Returning to the example with the guest above, it is now assumed that the host manages a local area network (LAN) comprising a femto base station as replacement of the WLAN access point. Moreover, it shall be assumed that the guest, i.e. the device of the guest, does not belong to the HPLMN identity of the femto base station and that there is no roaming agreement between the HPLMN identity of the femto base station and the VPLMN identity of the guest. This means that a first SIM card, installed into the device of the guest, does not belong to the HPLMN identify of the femto base station. In such case, the visitor will have to put in a second SIM card into the device. The second SIM card, belonging to the HPLMN identity of the femto base station, may be provided by the host. Now, it will be possible for the device of the guest to access the femto base station. Disadvantageously, manual interaction is required. In addition, the device may even have to be restarted, while causing interruptions, such as dropped IP connection, in order to access a service provided by the femto base station.
In order to improve availability of femto base stations, it has been made possible to associate a femto base station with multiple PLMN identities. In this manner, it is intended that the visitor can find one PLMN identity of the femto base station that is compatible with the PLMN identity of the visitor's device. It is currently possible for a femto base station to broadcast up to 6 PLMN identities. In order for a femto base station to broadcast PLMN identities associated to different operators, business agreements, such as roaming agreements or other business agreement for a purpose of determining how to share costs and/or revenues when UEs are served as guests (or visitors) in a network, need to be reached. This may be viable if femto base stations are allocated to a carrier that is not used by macro cells operating in the same area as the femto base station. Operators could then split costs for the spectrum license of the used carrier. However, it may be difficult to agree on proportions of the costs. Moreover, in some cases it may be that a carrier, not used by the macro cells, is not available.

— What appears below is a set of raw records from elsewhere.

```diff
@@ -494,11 +547,13 @@
         const bool trace = trace_ticks_ > 0 && tick >= 8 && tick < 8 + kTrace && tick < 8 + trace_ticks_;
         if (trace) CK(cudaEventRecord(trace_ev_[3 * (tick - 8)], st));
         if (profiling) CK(cudaEventRecord(prof_ev_[0], st));
-        rc = layered_ ? launch_layers<T>(G_rc, st) : launch_row<T>(0, G_rc, st);
+        const bool fused = !layered_ && !profiling && reg_cols_ && max_col_deg_ == 8 && tmem_rows<T>();
+        if (fused) rc = launch_tmem(G_rc, true, want_post, st);
+        else rc = layered_ ? launch_layers<T>(G_rc, st) : launch_row<T>(0, G_rc, st);
         if (rc) return rc;
         if (profiling) CK(cudaEventRecord(prof_ev_[1], st));
         if (trace) CK(cudaEventRecord(trace_ev_[3 * (tick - 8) + 1], st));
-        if (!layered_) rc = launch_col<T>(0, G_rc, want_post, st);
+        if (!layered_ && !fused) rc = launch_col<T>(0, G_rc, want_post, st);
         if (rc) return rc;
         if (trace) { CK(cudaEventRecord(trace_ev_[3 * (tick - 8) + 2], st)); traced_ = (int)(tick - 8) + 1; }
         if (profiling) {
diff --git a/dna-ldpc-codes_b200/csrc/engine.h b/dna-ldpc-codes_b200/csrc/engine.h
--- a/dna-ldpc-codes_b200/csrc/engine.h
+++ b/dna-ldpc-codes_b200/csrc/engine.h
@@ -66,7 +66,9 @@
     int sw_lockstep(const dnaldpc_window &w, const std::vector<int> &sched, const double *lratio, int64_t F, int max_iter,
                     const dnaldpc_output &out, int G);
     int ensure_rows(int64_t frames);
+    template <typename T> bool tmem_rows() const;
     template <typename T> int launch_row(int g0, int G, cudaStream_t st);
+    int launch_tmem(int G, bool fused, bool want_post, cudaStream_t st);
     template <typename T> int launch_col(int g0, int G, bool want_post, cudaStream_t st);
     template <typename T> int launch_layers(int G, cudaStream_t st);
     template <typename T> int launch_harvest_setup(const dnaldpc_input &in, const dnaldpc_output &out, int g0, int G, cudaStream_t st);
diff --git a/dna-ldpc-codes_b200/csrc/sim.cu b/dna-ldpc-codes_b200/csrc/sim.cu
--- a/dna-ldpc-codes_b200/csrc/sim.cu
+++ b/dna-ldpc-codes_b200/csrc/sim.cu
@@ -105,7 +105,7 @@
 
 void add_stats(dnaldpc_stats &a, const dnaldpc_stats &s) {
     a.frames += s.frames; a.frame_iters += s.frame_iters; a.kernel_launches += s.kernel_launches; a.waves += s.waves;
-    a.row_ms += s.row_ms; a.col_ms += s.col_ms; a.compactions += s.compactions;
+    a.row_ms += s.row_ms; a.col_ms += s.col_ms; a.compactions += s.compactions; a.fused_ticks += s.fused_ticks;
 }
 
 struct PieceResult {
diff --git a/dna-ldpc-codes_b200/csrc/sources.cu b/dna-ldpc-codes_b200/csrc/sources.cu
--- a/dna-ldpc-codes_b200/csrc/sources.cu
+++ b/dna-ldpc-codes_b200/csrc/sources.cu
@@ -25,7 +25,7 @@
 
 static void add_stats(dnaldpc_stats &a, const dnaldpc_stats &s) {
     a.frames += s.frames; a.frame_iters += s.frame_iters; a.kernel_launches += s.kernel_launches; a.waves += s.waves;
-    a.row_ms += s.row_ms; a.col_ms += s.col_ms; a.compactions += s.compactions;
+    a.row_ms += s.row_ms; a.col_ms += s.col_ms; a.compactions += s.compactions; a.fused_ticks += s.fused_ticks;
 }
 
 static int64_t round_up(int64_t x, int64_t m) { return (x + m - 1) / m * m; }
diff --git a/include/dnaldpc.h b/include/dnaldpc.h
--- a/include/dnaldpc.h
+++ b/include/dnaldpc.h
@@ -142,6 +142,7 @@
     double row_ms, col_ms;
     double total_ms;
     int64_t compactions;
+    int64_t fused_ticks;
 } dnaldpc_stats;
 int dnaldpc_get_stats(const dnaldpc_decoder *d, dnaldpc_stats *s);
 int dnaldpc_set_profiling(dnaldpc_decoder *d, int on);
```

Moreover, in another scenario, a femto base station belongs to one PLMN identity. The PLMN identity can be reconfigured to match a preference of a visitor. In this manner, devices (of visitors) belonging to only one PLMN identity can be supported simultaneously. Furthermore, interruption and/or delay in conjunction with reconfiguration may be considerable.
In yet another scenario, where the device of the visitor belongs to the PLMN identity of the femto base station, the device may still be prevented from accessing the femto base station because of a so called allowed Closed Subscriber Group (CSG) List. The device will be blocked from accessing the femto base station if the CSG identifier (or identity) of the femto base station is not found in the allowed CSG List (specific for this UE). After manually adding the device to the allowed CSG List, the device may access the femto base station. Administration of adding the device to the allowed CSG List may be cumbersome.
Hence, there is a need for an improvement of the availability of the femto base station.